Im coincidentally looking at PHI argument relations for 116753 (we currently do nothing other than basic equality if all the arguments are in the same equivalence set).

k_12 = k_15 + 1;
if (k_12 < M_9(D))
  goto <bb 8>; [89.00%] // latch
else
  goto <bb 16>; [11.00%]

<bb 16> [local count: 67276368]:
# k_29 = PHI <k_12(3)>
if (M_9(D) >= k_29)
  goto <bb 15>; [99.95%]
else
  goto <bb 6>; [0.05%]
X

<bb 15> [local count: 105119324]:
# k_24 = PHI <1(13), k_29(16)> 


the second branch gets eliminated anyway, but feeding into the k_24 PHI, we'll be able to recognize k_29 == M_9(D) with the condition rewritten.    It also not particularly difficult to determine that the constant 1 is actually a rewritten  M_9(D) if we tried hard enough.  

ranger knows that M_9(D) is [1, 1] on that edge.  with that info, it would not be a stretch to be able to put M_9(D) and k_24 in the same equivalency set...

That could give you the 0 result you are looking for.  If the 2 operands are in an equivalency set, operator_minus will DTRT:
  if (rel == VREL_EQ)
    rel_range = int_range<2> (type, wi::zero (prec), wi::zero (prec));
Comment 12 Jan Hubicka 2024-12-10 17:16:55 UTC
I tried final_value_replacement_loop on simplified testcase where second loop has known number of iterations:

void foo(int *a, int *b, int n)
{
        if (n > 3 && n < 10)
                for (int i = 0; i <= n;i++)
                        a[i]+=b[i<n-3? i-1 : i];
}

(testcase is truly artificial, but lsplit disables itself very happily on more natural candidates)

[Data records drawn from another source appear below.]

__global__ void __launch_bounds__(256) dense_conv1_kernel(const float* __restrict__ vol, ViewGeo g, int sbeg, int ns,
                                                          const float* __restrict__ w, const float* __restrict__ scale,
                                                          const float* __restrict__ shift, const float* __restrict__ alpha,
                                                          float* __restrict__ out, int outR, int ld) {
  __shared__ float sw[9 * 20], ssc[20], ssh[20], sal[20];
  for (int i = threadIdx.x; i < 180; i += 256) sw[i] = w[i];
  if (threadIdx.x < 20) { ssc[threadIdx.x] = scale[threadIdx.x]; ssh[threadIdx.x] = shift[threadIdx.x]; sal[threadIdx.x] = alpha[threadIdx.x]; }
  __syncthreads();
  const int quads = ld >> 2;
  const int64_t total = (int64_t)ns * outR * quads;
  for (int64_t e = (int64_t)blockIdx.x * 256 + threadIdx.x; e < total; e += (int64_t)gridDim.x * 256) {
    const int q = (int)(e % quads);
    const int i = (int)((e / quads) % outR);
    const int s = (int)(e / ((int64_t)quads * outR));
    const int j0 = q * 4;
    float x[3][6];
    const float* base = vol + (int64_t)(g.s0 + sbeg + s) * g.ss;
#pragma unroll
    for (int ky = 0; ky < 3; ++ky) {
      const int rr = g.r0 + i + ky - 16;
      const bool rin = rr >= 0 && rr < g.R;
#pragma unroll
      for (int t = 0; t < 6; ++t) {
        const int cc = g.c0 + j0 + t - 16;
        x[ky][t] = (rin && cc >= 0 && cc < g.C) ? __ldg(base + (int64_t)rr * g.rs + (int64_t)cc * g.cs) : 0.f;
      }
    }
    float* o = out + (((int64_t)s * 20) * outR + i) * ld + j0;
    const int64_t plane = (int64_t)outR * ld;
#pragma unroll 4
    for (int co = 0; co < 20; ++co) {
      float a0 = 0.f, a1 = 0.f, a2 = 0.f, a3 = 0.f;
#pragma unroll
      for (int ky = 0; ky < 3; ++ky)
#pragma unroll
        for (int kx = 0; kx < 3; ++kx) {
          const float wv = sw[(ky * 3 + kx) * 20 + co];
          a0 = fmaf(x[ky][kx + 0], wv, a0); a1 = fmaf(x[ky][kx + 1], wv, a1);
          a2 = fmaf(x[ky][kx + 2], wv, a2); a3 = fmaf(x[ky][kx + 3], wv, a3);
        }
      const float sc_ = ssc[co], sh = ssh[co], al = sal[co];
      float4 v;
      v.x = prelu(fmaf(a0, sc_, sh), al); v.y = prelu(fmaf(a1, sc_, sh), al);
      v.z = prelu(fmaf(a2, sc_, sh), al); v.w = prelu(fmaf(a3, sc_, sh), al);
      *reinterpret_cast<float4*>(o + co * plane) = v;
    }
  }
}

template <int CIN, int COUT, int DIL, int POOLD, bool NHWC_OUT>
struct ConvCfg {
  static constexpr int TH = 16, TW = 32, CHUNK = 10;
  static constexpr int CO_T = COUT / 5;
  static constexpr int IH = TH + 2 * DIL;
  static constexpr int NV = (8 + 2 * DIL + 3) / 4;
  static constexpr int IW = 24 + NV * 4;
  static constexpr int IWP = (IW % 8 == 4) ? IW : IW + 4;
  static constexpr int IN_FLOATS = CHUNK * IH * IWP;
  static constexpr int W_FLOATS = CHUNK * 9 * COUT;
  static constexpr size_t SMEM = (size_t)(IN_FLOATS + W_FLOATS) * sizeof(float);
};

template <int CIN, int COUT, int DIL, int POOLD, bool NHWC_OUT>
__global__ void __launch_bounds__(320) dense_conv_kernel(const ConvArgs a) {
  using Cfg = ConvCfg<CIN, COUT, DIL, POOLD, NHWC_OUT>;
  extern __shared__ __align__(16) float smem[];
  float* s_in = smem;
  float* s_w = smem + Cfg::IN_FLOATS;
  const int tid = threadIdx.x;
  const int cg = tid >> 6, pg = tid & 63, prow = pg >> 2, pseg = pg & 3;
  const int tr0 = blockIdx.y * Cfg::TH, tc0 = blockIdx.x * Cfg::TW;
  const int s = blockIdx.z;
  const float* in_s = a.in + (int64_t)s * CIN * a.inR * a.inLd;

  float acc[8][Cfg::CO_T];
#pragma unroll
  for (int p = 0; p < 8; ++p)
#pragma unroll
    for (int c = 0; c < Cfg::CO_T; ++c) acc[p][c] = 0.f;

  for (int ci0 = 0; ci0 < CIN; ci0 += Cfg::CHUNK) {
    __syncthreads();
    for (int e = tid; e < Cfg::CHUNK * Cfg::IH * Cfg::IW; e += 320) {
      const int col = e % Cfg::IW;
      const int row = (e / Cfg::IW) % Cfg::IH;
      const int ci = e / (Cfg::IW * Cfg::IH);
      const int gr = tr0 + row, gc = tc0 + col;
      float v = 0.f;
      if (gr + POOLD < a.inR && gc + POOLD < a.inLd) {
        const float* p = in_s + ((int64_t)(ci0 + ci) * a.inR + gr) * a.inLd + gc;
        v = __ldg(p);
        if (POOLD > 0) {
          v = fmaxf(v, __ldg(p + POOLD));
          v = fmaxf(v, fmaxf(__ldg(p + (int64_t)POOLD * a.inLd), __ldg(p + (int64_t)POOLD * a.inLd + POOLD)));
        }
      }
      s_in[(ci * Cfg::IH + row) * Cfg::IWP + col] = v;
    }
    for (int e = tid; e < Cfg::W_FLOATS / 4; e += 320)
      reinterpret_cast<float4*>(s_w)[e] = __ldg(reinterpret_cast<const float4*>(a.w + (int64_t)ci0 * 9 * COUT) + e);
    __syncthreads();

Situation is not so easy, since final_value_replacement_loop needs loop closed ssa form that is rebuilt only after the pass is done.  Also even with LCSSA it does not seem to expose the invariant...
Comment 13 Tamar Christina 2024-12-18 10:36:59 UTC
I see about a 34% regression on AArch64 as well.
Comment 14 chenglulu 2024-12-28 08:15:25 UTC
On LoongArch, r15-5894-gaf9a3fe6a52974 compared to r15-5315-g5cf7ffe047681d, the performance of 456.hmmer drops by 27.8%.
Comment 15 Andrew Pinski 2024-12-28 09:06:49 UTC
For aarch64, it is between r15-5312-g9676da9fc26c9b and r15-5729-g56029c91dcadcf .
Comment 16 Andrew Pinski 2024-12-28 09:15:47 UTC
(In reply to Jan Hubicka from comment #3)
> I saw this on LNT testers too. Unforutnately hmmer was not working for a
> while, so there is relatively big interval about when this can happen.

So looking into the reasons why it was failing is because the default C level changed to C23. So the spec config changed to include -std=gnu17 now rather than GCC being broken. So in theory someone could do a bisection with a decent spec config.